Jointly training of weights+input embeddings in a neural-network based model

I’m wondering if I can do the followoing thing:

Basically I want to build a deep learning model which takes a pre-computed set of features which already encodes some knowledge on the target, and concatenates it along a learnable vector of parameters and train a neural network-based architecture which then jointly trains these embeddings concatenated to the fixed feature vector and returns a prediction.

I just have a perplexity: should I pretrain the embeddings before and using them after by concatenating with features that I already have, or can I train the embeddings jointly with the overall model?

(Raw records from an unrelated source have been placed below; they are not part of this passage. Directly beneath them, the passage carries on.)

-struct DescKp { int x, y, oct, tid_out, pitch, w, h; float ox, oy; bool inner; uint64_t off; };
+    uint2 *const tab = slot_tab + (uint64_t)f * capacity + base;
+    if constexpr (!SPATIAL) {
+        for (int i = tid; i < n; i += 256) tab[i] = uint2{(uint32_t)(uint16_t)det_x[s0 + i] | ((uint32_t)(uint16_t)det_y[s0 + i] << 16), describe_order::pack(l, base + i)};
+    } else {
+        for (int b = tid; b < describe_order::kMaxBands; b += 256) s_cur[b] = 0;
+        __syncthreads();
+        for (int i = tid; i < n; i += 256) atomicAdd(&s_cur[min(describe_order::band_of(det_y[s0 + i] & 0x7FFF), (uint32_t)describe_order::kMaxBands - 1)], 1);
+        __syncthreads();
+        {
+            int c[4], sum = 0;
+#pragma unroll
+            for (int k = 0; k < 4; ++k) { c[k] = s_cur[4 * tid + k]; sum += c[k]; }
+            const int incl = wave_scan_add(sum);
+            if ((tid & 63) == 63) s_w[tid >> 6] = incl;
+            __syncthreads();
+            int at = incl - sum;
+            for (int w = 0; w < (tid >> 6); ++w) at += s_w[w];
+#pragma unroll
+            for (int k = 0; k < 4; ++k) { s_start[4 * tid + k] = at; s_cur[4 * tid + k] = at; at += c[k]; }
+        }
+        __syncthreads();
+        for (int i = tid; i < n; i += 256) {
+            const int x = det_x[s0 + i] & 0x7FFF, y = det_y[s0 + i] & 0x7FFF;
+            const uint32_t band = describe_order::band_of(y);
+            const int p = atomicAdd(&s_cur[band], 1);
+            s_key[p] = describe_order::in_band_key(x, band, i); s_y[p] = (uint16_t)y;
+        }
+        __syncthreads();
+        for (int p = tid; p < n; p += 256) {
+            const uint32_t mine = s_key[p], y = s_y[p], band = describe_order::band_of((int)y);
+            const int lo = s_start[band], hi = s_cur[band];
+            int pos = lo;
+            for (int q = lo; q < hi; ++q) pos += s_key[q] < mine;
+            const int i = (int)(mine & ((1u << describe_order::kIndexBits) - 1));
+            const uint32_t along = mine >> describe_order::kIndexBits, x = (band & 1u) ? (uint32_t)((1 << describe_order::kCoordBits) - 1) - along : along;
+            tab[pos] = uint2{x | (y << 16), describe_order::pack(l, base + i)};
+        }
+    }
+    if (l == TL.levels - 1 && tid == 0) out_count[f] = min(base + cnt, capacity);
+}
+
+
+struct DescKp { int x, y, oct, tid_out, pitch, w, h, slot; float ox, oy; bool inner; uint64_t off; };
 constexpr int kDescGeoDword = 584, kDescGeoStride = 6, kDescRecDword = kDescGeoDword + kDescGeoStride * MS_MAX_LEVELS, kDescRecStride = 12;
 static_assert(kDescRecDword % 4 == 0 && kDescRecDword + kDescRecStride * describe_strips::kMaxStrip <= describe_lanes::kSlabDwords, "per-wave tables fit behind the window");
 struct DescRec { uint4 a, b, c; };
@@ -842,7 +884,7 @@
     DescKp K;
     K.x = (int)s(a.x); K.y = (int)s(a.y); K.oct = (int)(s(a.z) & 0xFFu); K.inner = (s(a.z) >> 8) != 0; K.tid_out = (int)s(a.w);
     K.ox = __uint_as_float(s(b.x)); K.oy = __uint_as_float(s(b.y)); K.pitch = (int)s(b.z); K.w = (int)s(b.w);
-    K.h = (int)s(c.x); K.off = (uint64_t)s(c.y) | ((uint64_t)s(c.z) << 32);
+    K.h = (int)s(c.x); K.off = (uint64_t)s(c.y) | ((uint64_t)s(c.z) << 32); K.slot = (int)s(c.w);
     return K;
 }
 typedef int v4i_t __attribute__((ext_vector_type(4)));
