+__global__ void __launch_bounds__(256) conv3_fwdm_kernel(FwdmArgs m) {
+  namespace P = micf_march;
+  typedef unsigned u32x4 __attribute__((ext_vector_type(4)));
+  constexpr int HH = 6, HW = P::kHaloW, PV = HH * HW;
+  constexpr int VS = P::kFwdVoxelBytes / 2;
+  constexpr int NG = P::kSetChannels / 4;
+  constexpr int NV = (PV * NG + 255) / 256;
+  constexpr int WQ = P::kWeightBytes / 16;
+  static_assert(P::kFwdRing == 3 && WQ % 256 == 0 && P::kFwdVoxelBytes % 8 == 0, "LDS carve-up");
+  extern __shared__ __attribute__((aligned(16))) char fwdm_smem[];
+  u32x4* Wl = reinterpret_cast<u32x4*>(fwdm_smem);
+  uint16_t* Xh = reinterpret_cast<uint16_t*>(fwdm_smem + P::kWeightBytes);
+  FwdxArgs& a = m.x;
+  if (blockIdx.z) { a.x1 = a.x1b; a.x2 = a.x2b; a.wt = a.wtb; a.bias = a.biasb; a.y = a.yb; }
+  const int tid = threadIdx.x, lane = tid & 63, wave = __builtin_amdgcn_readfirstlane(tid >> 6), li = lane & 15, lr = lane >> 4;
+  const P::Unit u = P::decode(m.plan, blockIdx.x);
+  const int64_t DHW = (int64_t)a.D * a.H * a.W;
+  const int set = blockIdx.y, c0 = set * P::kSetChannels;
+
+  auto fetch = [&](int plane, float4 (&hv)[NV], bool (&keep)[NV]) {
+    const bool zp = P::zero_plane(m.plan, plane);
+    const int pc = min(max(plane, 0), a.D - 1);
+#pragma unroll
+    for (int it = 0; it < NV; ++it) {
+      const int idx = min(tid + it * 256, PV * NG - 1);
+      const int v = idx / NG, c = c0 + 4 * (idx % NG);
+      const int yy = u.h0 + v / HW - 1, ww = u.w0 + v % HW - 1;
+      const bool in = !zp && (unsigned)yy < (unsigned)a.H && (unsigned)ww < (unsigned)a.W;
+      const int64_t tok = (int64_t)u.b * DHW + ((int64_t)pc * a.H + min(max(yy, 0), a.H - 1)) * a.W + min(max(ww, 0), a.W - 1);
+      const float* src = c < a.c1 ? a.x1 + tok * a.c1 + c : a.x2 + tok * a.c2 + (c - a.c1);
+      hv[it] = *reinterpret_cast<const float4*>(src);
+      keep[it] = in;
+    }
+  };
+  auto commit = [&](int plane, float4 (&hv)[NV], const bool (&keep)[NV]) {
+#pragma unroll
+    for (int it = 0; it < NV; ++it) {
+      asm volatile("" : "+v"(hv[it].x), "+v"(hv[it].y), "+v"(hv[it].z), "+v"(hv[it].w));
+      if (!keep[it]) hv[it] = make_float4(0.f, 0.f, 0.f, 0.f);
+    }
+    uint16_t* dst = Xh + ((plane + 1) % 3) * (PV * VS);
+#pragma unroll
+    for (int it = 0; it < NV; ++it) {
+      const int idx = tid + it * 256;
+      if (idx < PV * NG)
+        *reinterpret_cast<uint2*>(&dst[(idx / NG) * VS + 4 * (idx % NG)]) = make_uint2(pack_bf16(hv[it].x, hv[it].y), pack_bf16(hv[it].z, hv[it].w));
+    }
+  };
+
+  {
+    const u32x4* wq = reinterpret_cast<const u32x4*>(reinterpret_cast<const uint16_t*>(a.wt + conv3_fwd_layout_f32(a.c1 + a.c2))) + set * WQ;
+    constexpr int WB = WQ / 256;
+    u32x4 r[WB];
+    float4 h0v[NV], h1v[NV];
+    bool k0[NV], k1[NV];
+    fetch(u.d0 - 1, h0v, k0);
+#pragma unroll
+    for (int k = 0; k < WB; ++k) r[k] = wq[tid + k * 256];
+    __builtin_amdgcn_sched_barrier(0);
+    commit(u.d0 - 1, h0v, k0);
+#pragma unroll
+    for (int k = 0; k < WB; ++k) Wl[tid + k * 256] = r[k];
+    __builtin_amdgcn_sched_barrier(0);
+    fetch(u.d0, h0v, k0); fetch(u.d0 + 1, h1v, k1);
+    __builtin_amdgcn_sched_barrier(0);
+    commit(u.d0, h0v, k0); commit(u.d0 + 1, h1v, k1);
+  }
+  __syncthreads();
+
+  const int hh = u.h0 + wave, ww = u.w0 + li;
+  const int vb = (wave * HW + li) * VS + 4 * lr;
+  const u32x4* wl = Wl + li * 4 + lr;
+  const bool tokv = hh < a.H && ww < a.W;
+  f32x4 bias4 = {0.f, 0.f, 0.f, 0.f};
+  const bool add_bias = a.bias && set == 0, atomic_out = gridDim.y > 1;
+  if (add_bias) {
+#pragma unroll
+    for (int e = 0; e < 4; ++e) bias4[e] = a.bias[4 * lr + e];
+  }
+
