static void make_givens(double p, double q, double &gc, double &gs) {
  if (q == 0.0) {
    gc = p < 0.0 ? -1.0 : 1.0;
    gs = 0.0;
  } else if (p == 0.0) {
    gc = 0.0;
    gs = q < 0.0 ? 1.0 : -1.0;
  } else if (std::fabs(p) > std::fabs(q)) {
    const double t = q / p;
    double u = std::sqrt(1.0 + t * t);
    if (p < 0.0)
      u = -u;
    gc = 1.0 / u;
    gs = -t * gc;
  } else {
    const double t = p / q;
    double u = std::sqrt(1.0 + t * t);
    if (q < 0.0)
      u = -u;
    gs = -1.0 / u;
    gc = -t * gs;
  }
}

__global__ void k_take_z(const double *R, int ldR, int rows, int col, double *w);
static int compress_system(ovb_ctx *ctx, int mode, double *A, int m, int n, int ldA, double *Rout, int ldR);

ovb_status ovb_slam_delayed_init(ovb_ctx *ctx, const ovb_frame *frame, const ovb_feat_batch *feats, const ovb_opts *opts, const double *sigma_pix,
                                 const double *chi2_multipler, ovb_init_callback on_init, void *user, ovb_feat_out *out, int32_t *lm_off_out) {
  return ovb_slam_delayed_init_reps(ctx, frame, feats, opts, nullptr, sigma_pix, chi2_multipler, on_init, user, out, lm_off_out);
}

To summarize, ny idea is the following: I want to use both the information provided by tabular features that I already have, plus I want to learn the best representations directly from data.

@Federico_Ottomano

  • If you train the parameters jointly along with the overall model, your embeddings will reflect the patterns that help distinguish the input based on the target

  • If you do it separately ( i am guessing autoencoder), then the embeddings will reflect the input features only

You can try a third option
Have a autoencoder setup for the input data and use the encoder output as an input where you concatenate it along with the other features and have the prediction output. So your model will jointly train the autoencoder and the classifier

Many thanks for your suggestion! But what should I consider as input data for the autoencoder? Should I just choose some random representation ? What about the final loss also? Will it be a sum of the reconstruction loss + target loss?

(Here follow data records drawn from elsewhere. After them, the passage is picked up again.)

+            const float o0##f = m[0].f + s12##f + s34##f + bv.f, o1##f = d12##f + 2.f * d34##f + bv.f,                     \
+                        o2##f = s12##f + 4.f * s34##f + bv.f, o3##f = d12##f + 8.f * d34##f + m[5].f + bv.f;
+            W4_O(x) W4_O(y) W4_O(z) W4_O(w)
+#undef W4_O
+            o[0] = make_float4(cn_apply_act(o0x, act, slope), cn_apply_act(o0y, act, slope), cn_apply_act(o0z, act, slope), cn_apply_act(o0w, act, slope));
+            o[1] = make_float4(cn_apply_act(o1x, act, slope), cn_apply_act(o1y, act, slope), cn_apply_act(o1z, act, slope), cn_apply_act(o1w, act, slope));
+            o[2] = make_float4(cn_apply_act(o2x, act, slope), cn_apply_act(o2y, act, slope), cn_apply_act(o2z, act, slope), cn_apply_act(o2w, act, slope));
+            o[3] = make_float4(cn_apply_act(o3x, act, slope), cn_apply_act(o3y, act, slope), cn_apply_act(o3z, act, slope), cn_apply_act(o3w, act, slope));
+        };
+        const long rs = (long)g.w * g.cout;
+        if constexpr (EP == W4_EP_POOL || EP == W4_EP_POOL_ONLY) {
+            if (tid < 512) {
+                const int c4 = tid & 7, tl = (tid >> 3) & 31, yp = tid >> 8;
+                const int co = co0 + rb * 32 + 4 * c4;
+                const int otx = (tl & 3) + 4 * ((tl >> 3) & 1), oty = ((tl >> 2) & 1) + 2 * (tl >> 4);
+                const int row0 = by * 16 + 4 * oty, col = bx * 32 + 4 * otx + 2 * yp;
+                float4 o[2][4];
+#pragma unroll
+                for (int q = 0; q < 2; ++q) {
+                    column(c4, tl, 2 * yp + q, o[q]);
+                    if constexpr (EP == W4_EP_POOL) {
+                        float* dst = Y + ((long)(img * g.h + row0) * g.w + col + q) * g.cout + co;
+#pragma unroll
+                        for (int r = 0; r < 4; ++r) *reinterpret_cast<float4*>(dst + r * rs) = o[q][r];
+                    }
+                }
+                const int ph = g.h >> 1, pw = g.w >> 1;
+                float* pdst = ep.P + ((long)(img * ph + (row0 >> 1)) * pw + (col >> 1)) * g.cout + co;
+#pragma unroll
+                for (int r = 0; r < 2; ++r) {
+#define W4_MAX(f) fmaxf(fmaxf(fmaxf(fmaxf(-INFINITY, o[0][2 * r].f), o[1][2 * r].f), o[0][2 * r + 1].f), o[1][2 * r + 1].f)
+                    *reinterpret_cast<float4*>(pdst + r * (long)pw * g.cout) = make_float4(W4_MAX(x), W4_MAX(y), W4_MAX(z), W4_MAX(w));
+#undef W4_MAX
+                }
+            }
+        } else {
+            for (int idx = tid; idx < 1024; idx += 768) {
+                const int c4 = idx & 7, tl = (idx >> 3) & 31, y = idx >> 8;
+                float4 o[4];
+                column(c4, tl, y, o);
+                const int co = co0 + rb * 32 + 4 * c4;
+                const int otx = (tl & 3) + 4 * ((tl >> 3) & 1), oty = ((tl >> 2) & 1) + 2 * (tl >> 4);
+                const int row0 = by * 16 + 4 * oty, col = bx * 32 + 4 * otx + y;
+                const long off = ((long)(img * g.h + row0) * g.w + col) * g.cout + co;
+                const float f = ep.T ? ep.S[ep.s_rows == 1 ? 0 : img] * ep.k : 0.f;
+#pragma unroll
+                for (int r = 0; r < 4; ++r) {
+                    const float4 u = *reinterpret_cast<const float4*>(ep.Ym + off + r * rs);
+                    float4 v = o[r];
+                    if (ep.T) {
+                        const float4 t = *reinterpret_cast<const float4*>(ep.T + off + r * rs);
+                        float4 d = make_float4((u.x - t.x) * f, (u.y - t.y) * f, (u.z - t.z) * f, (u.w - t.w) * f);
+                        d.x += v.x; d.y += v.y; d.z += v.z; d.w += v.w;
+                        v = d;
+                    }
+                    *reinterpret_cast<float4*>(Y + off + r * rs) = make_float4(v.x * act_deriv(u.x, CN_ACT_RELU, 0.f), v.y * act_deriv(u.y, CN_ACT_RELU, 0.f),
+                                                                               v.z * act_deriv(u.z, CN_ACT_RELU, 0.f), v.w * act_deriv(u.w, CN_ACT_RELU, 0.f));
+                }
+            }
+        }
+        }
         __syncthreads();
     }
 }
@@ -297,24 +376,58 @@
     return CN_OK;
 }
 
+template <int EP>
+static int wino4_launch(int n, int h, int w, int cin, int cout, const float* x, const float* u, const float* bias, float* y, int act,
+                        float slope, Wino4Ep<EP> ep, double bytes, hipStream_t s) {
+    Wino4Geom g{n, h, w, cin, cout, h / 16, w / 32};
+    const long nblk = (long)n * g.bh * g.bw;
+    constexpr size_t lds = sizeof(float) * W4_BUF;
+    static bool attr_set = false;
+    if (!attr_set) {
+        CN_HIP(hipFuncSetAttribute(reinterpret_cast<const void*>(wino4_fwd_kernel<EP>), hipFuncAttributeMaxDynamicSharedMemorySize, (int)lds));
+        attr_set = true;
+    }
+    cn_prof_begin(s, 2.0 * 36.0 * (double)nblk * W4_T * cin * cout, bytes, CN_FAM_WINO);
+    hipLaunchKernelGGL((wino4_fwd_kernel<EP>), dim3((unsigned)(nblk * (cout / W4_C))), dim3(768), lds, s, g, x, u, bias, y, act, slope, ep);
+    cn_prof_end(s);
+    CN_LAUNCH_CHECK();
+    return CN_OK;
+}
+
 extern "C" int cn_conv_fwd_wino4(int n, int h, int w, int cin, int cout, const float* x, const float* u, const float* bias,
                                  float* y, int act, float slope, void* stream) {
     CN_CHECK_ARG(x && u && y && n > 0 && h > 0 && w > 0, "conv_fwd_wino4: bad args");
     if (h % 16 || w % 32 || cin % 16 || cout % W4_C) return CN_EUNSUPPORTED;
     CN_CHECK_ARG((double)n * h * w * (cin > cout ? cin : cout) * 4.0 < 2147483647.0 && 144.0 * cin * cout < 2147483647.0,
                  "tensor exceeds 2^31 bytes (buffer descriptors, 32-bit offsets)");
-    Wino4Geom g{n, h, w, cin, cout, h / 16, w / 32};
-    const long nblk = (long)n * g.bh * g.bw;
-    constexpr size_t lds = sizeof(float) * W4_BUF;
-    static bool attr_set = false;
-    if (!attr_set) {
-        CN_HIP(hipFuncSetAttribute(reinterpret_cast<const void*>(wino4_fwd_kernel), hipFuncAttributeMaxDynamicSharedMemorySize, (int)lds));
-        attr_set = true;
-    }
-    hipStream_t s = (hipStream_t)stream;
-    cn_prof_begin(s, 2.0 * 36.0 * (double)nblk * W4_T * cin * cout, 4.0 * ((double)n * h * w * (cin + cout) + 36.0 * cin * cout), CN_FAM_WINO);
-    hipLaunchKernelGGL(wino4_fwd_kernel, dim3((unsigned)(nblk * (cout / W4_C))), dim3(768), lds, s, g, x, u, bias, y, act, slope);
-    cn_prof_end(s);
-    CN_LAUNCH_CHECK();
-    return CN_OK;
-}
+    return wino4_launch<W4_EP_NONE>(n, h, w, cin, cout, x, u, bias, y, act, slope, Wino4Ep<W4_EP_NONE>{},
+                                    4.0 * ((double)n * h * w * (cin + cout) + 36.0 * cin * cout), (hipStream_t)stream);
+}
+
+extern "C" int cn_conv_fwd_wino4_ep(int n, int h, int w, int cin, int cout, const float* x, const float* u, const float* bias, float* y,
+                                    int act, float slope, int mode, float* pooled, const float* ym, const float* target, const float* s,
+                                    int s_rows, float k, void* stream) {
+    CN_CHECK_ARG(x && u && n > 0 && h > 0 && w > 0, "conv_fwd_wino4_ep: bad args");
+    if (h % 16 || w % 32 || cin % 16 || cout % W4_C) return CN_EUNSUPPORTED;
+    if (mode != CN_W4_EP_POOL && mode != CN_W4_EP_POOL_ONLY && mode != CN_W4_EP_MASK) return CN_EUNSUPPORTED;
+    const auto al16 = [](const void* p) { return ((size_t)p & 15) == 0; };
+    if (mode == CN_W4_EP_MASK) {
+        CN_CHECK_ARG(y && ym && (!target || (s && (s_rows == 1 || s_rows == n))), "conv_fwd_wino4_ep: MASK needs y, ym and, with a target, 1 or n scales");
+        if (!al16(y) || !al16(ym) || !al16(target)) return CN_EUNSUPPORTED;
+    } else {
+        CN_CHECK_ARG(pooled && (y || mode == CN_W4_EP_POOL_ONLY), "conv_fwd_wino4_ep: POOL needs y and pooled");
+        if (!al16(pooled) || !al16(y)) return CN_EUNSUPPORTED;
+    }
+    CN_CHECK_ARG((double)n * h * w * (cin > cout ? cin : cout) * 4.0 < 2147483647.0 && 144.0 * cin * cout < 2147483647.0,
+                 "tensor exceeds 2^31 bytes (buffer descriptors, 32-bit offsets)");
+    const double px = (double)n * h * w, flt = 36.0 * cin * cout;
+    hipStream_t st = (hipStream_t)stream;
+    if (mode == CN_W4_EP_POOL)
+        return wino4_launch<W4_EP_POOL>(n, h, w, cin, cout, x, u, bias, y, act, slope, Wino4Ep<W4_EP_POOL>{pooled},
+                                        4.0 * (px * (cin + 1.25 * cout) + flt), st);
+    if (mode == CN_W4_EP_POOL_ONLY)
+        return wino4_launch<W4_EP_POOL_ONLY>(n, h, w, cin, cout, x, u, bias, y, act, slope, Wino4Ep<W4_EP_POOL_ONLY>{pooled},
+                                             4.0 * (px * (cin + 0.25 * cout) + flt), st);
+    return wino4_launch<W4_EP_MASK>(n, h, w, cin, cout, x, u, bias, y, act, slope, Wino4Ep<W4_EP_MASK>{ym, target, s, s_rows, k},
+                                    4.0 * (px * (cin + (target ? 3.0 : 2.0) * cout) + flt), st);
+}
diff --git a/confignet_amd/dnn_models/vgg.py b/confignet_amd/dnn_models/vgg.py
--- a/confignet_amd/dnn_models/vgg.py
+++ b/confignet_amd/dnn_models/vgg.py
@@ -10,6 +10,17 @@
 VGG19_TAPS = (0, 1, 5, 9)
 VGG16_TAPS = (0, 1, 5, 8)
 C3 = ConvSpec((3, 3))
+VGG_FUSED_EPILOGUES = True
+
+
+def _pool_follows(cfg):
+    out, ci = set(), 0
+    for i, item in enumerate(cfg):
+        if item != "P":
+            if i + 1 < len(cfg) and cfg[i + 1] == "P":
+                out.add(ci)
+            ci += 1
+    return out
 
 
 class VGGFeatures(Net):
@@ -25,12 +36,22 @@
         self.finalize()
 
     def __call__(self, x_pre):
+        from .. import ops
         feats, ci, x = [], 0, x_pre
-        for item in self.cfg:
+        fuse = VGG_FUSED_EPILOGUES and not torch.is_grad_enabled()
+        pooled = None
+        for i, item in enumerate(self.cfg):
             if item == "P":
-                x = F.maxpool(x, 2, 2)
+                x, pooled = (F.maxpool(x, 2, 2) if pooled is None else pooled), None
             else:
-                x = F.conv(x, self.weights[2 * ci], self.weights[2 * ci + 1], C3, ACT_RELU)
+                w, b = self.weights[2 * ci], self.weights[2 * ci + 1]
+                r = None
+                if fuse and i + 1 < len(self.cfg) and self.cfg[i + 1] == "P":
+                    r = ops.conv_fwd_pool(x.contiguous(), w, b, C3.geom(tuple(x.shape), w.shape[-1]), ACT_RELU, 0.0, keep_full=ci in self.taps)
+                if r is not None:
+                    x, pooled = r
+                else:
+                    x = F.conv(x, w, b, C3, ACT_RELU)
                 if ci in self.taps:
                     feats.append(x)
                 ci += 1
@@ -44,12 +65,20 @@
         from .. import ops
         x = x.contiguous()
         ys, feats, ci, t = [], [], 0, x
-        for item in net.cfg:
+        pooled = None
+        for i, item in enumerate(net.cfg):
             if item == "P":
-                t = ops.maxpool_fwd(t, 2, 2, 0)
+                t, pooled = (ops.maxpool_fwd(t, 2, 2, 0) if pooled is None else pooled), None
             else:
                 w, b = net.weights[2 * ci], net.weights[2 * ci + 1]
-                t = ops.conv_fwd(t, w, b, C3.geom(tuple(t.shape), w.shape[-1]), ACT_RELU)
+                geom = C3.geom(tuple(t.shape), w.shape[-1])
+                r = None
+                if VGG_FUSED_EPILOGUES and i + 1 < len(net.cfg) and net.cfg[i + 1] == "P":
+                    r = ops.conv_fwd_pool(t, w, b, geom, ACT_RELU)
+                if r is not None:
+                    t, pooled = r
+                else:
+                    t = ops.conv_fwd(t, w, b, geom, ACT_RELU)
                 ys.append(t)
                 if ci in net.taps:
                     feats.append(t)
@@ -82,38 +111,55 @@
         n = x.shape[0]
         g = g.reshape(-1).float()
         tap_of = {ci: k for k, ci in enumerate(net.taps)}
-        gcur, ci, pooled = None, ny, None
+        before_pool, last_tap = _pool_follows(net.cfg), max(net.taps)
+
+        def tap_scale(ci):
+            per = ys[ci].numel() // n
+            if sizes is None:
+                return g.contiguous(), 2.0 / (n * per)
+            return torch.cat([g[i:i + 1].expand(sz) * (1.0 / (sz * per)) for i, sz in enumerate(sizes)]).contiguous(), 2.0
+
+        gcur, ci, pooled, stepped = None, ny, None, False
         for item in reversed(net.cfg):
             if item == "P":
                 pooled, gcur = gcur, None
                 continue
             ci -= 1
             y = ys[ci]
-            s_ = k = None
-            if ci in tap_of:
-                per = y.numel() // n
-                if sizes is None:
-                    s_, k = g.contiguous(), 2.0 / (n * per)
+            if stepped:
+                gu, stepped = gcur, False
+            else:
+                s_ = k = None
+                if ci in tap_of:
+                    s_, k = tap_scale(ci)
+                gu = None
+                if pooled is not None:
+                    gu = ops.maxpool2_bwd_relu(y, pooled, targets[tap_of[ci]] if s_ is not None else None, s_, k if s_ is not None else 0.0)
+                    if gu is None:
+                        gcur = ops.maxpool_bwd(y, pooled, 2, 2, 0)
+                    pooled = None
+                if gu is not None:
+                    pass
+                elif s_ is not None:
+                    gu = ops.tap_bwd(y, targets[tap_of[ci]], gcur, s_, k, ACT_RELU)
+                elif gcur is None:
+                    continue
                 else:
-                    s_ = torch.cat([g[i:i + 1].expand(sz) * (1.0 / (sz * per)) for i, sz in enumerate(sizes)]).contiguous()
-                    k = 2.0
-            gu = None
-            if pooled is not None:
-                gu = ops.maxpool2_bwd_relu(y, pooled, targets[tap_of[ci]] if s_ is not None else None, s_, k if s_ is not None else 0.0)
-                if gu is None:
-                    gcur = ops.maxpool_bwd(y, pooled, 2, 2, 0)
-                pooled = None
-            if gu is not None:
-                pass
-            elif s_ is not None:
-                gu = ops.tap_bwd(y, targets[tap_of[ci]], gcur, s_, k, ACT_RELU)
-            elif gcur is None:
-                continue
-            else:
-                gu = ops.act_bwd(gcur, y, ACT_RELU)
+                    gu = ops.act_bwd(gcur, y, ACT_RELU)
             w = net.weights[2 * ci]
             in_shape = conv_input_shape(net.cfg, ci, ctx.x_shape)
-            gcur = ops.conv_dgrad(gu, w, C3.geom(in_shape, w.shape[-1]))
+            geom = C3.geom(in_shape, w.shape[-1])
+            gcur = None
+            if VGG_FUSED_EPILOGUES and ci >= 1 and ci - 1 not in before_pool and ci - 1 != last_tap:
+                yp = ys[ci - 1]
+                if ci - 1 in tap_of:
+                    sp, kp = tap_scale(ci - 1)
+                    gcur = ops.conv_dgrad_masked(gu, w, geom, yp, targets[tap_of[ci - 1]], sp, kp)
+                else:
+                    gcur = ops.conv_dgrad_masked(gu, w, geom, yp)
+                stepped = gcur is not None
+            if gcur is None:
+                gcur = ops.conv_dgrad(gu, w, geom)
         return None, gcur, None, *([None] * len(targets))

@Federico_Ottomano If you dont have any prior data, then you should use the first option. Third option is only when you have additional features which you cannot use in the model

Ok, but I’m not quite figuring out how can I ‘train’ without having some fixed representation to feed the neural network… I mean in such a case, should I use nn.Embedding(num_samples, size) . Could you provide a little example of code please?

Also, I guess that the problem in using the first option, is that we won’t allow any ‘inductive’ ability on the model, as the predictions will be constrained to the specific trainable embeddings we have provided at the beginning, i.e. if I provide a new input, we won’t know which features to assign it. Is that correct?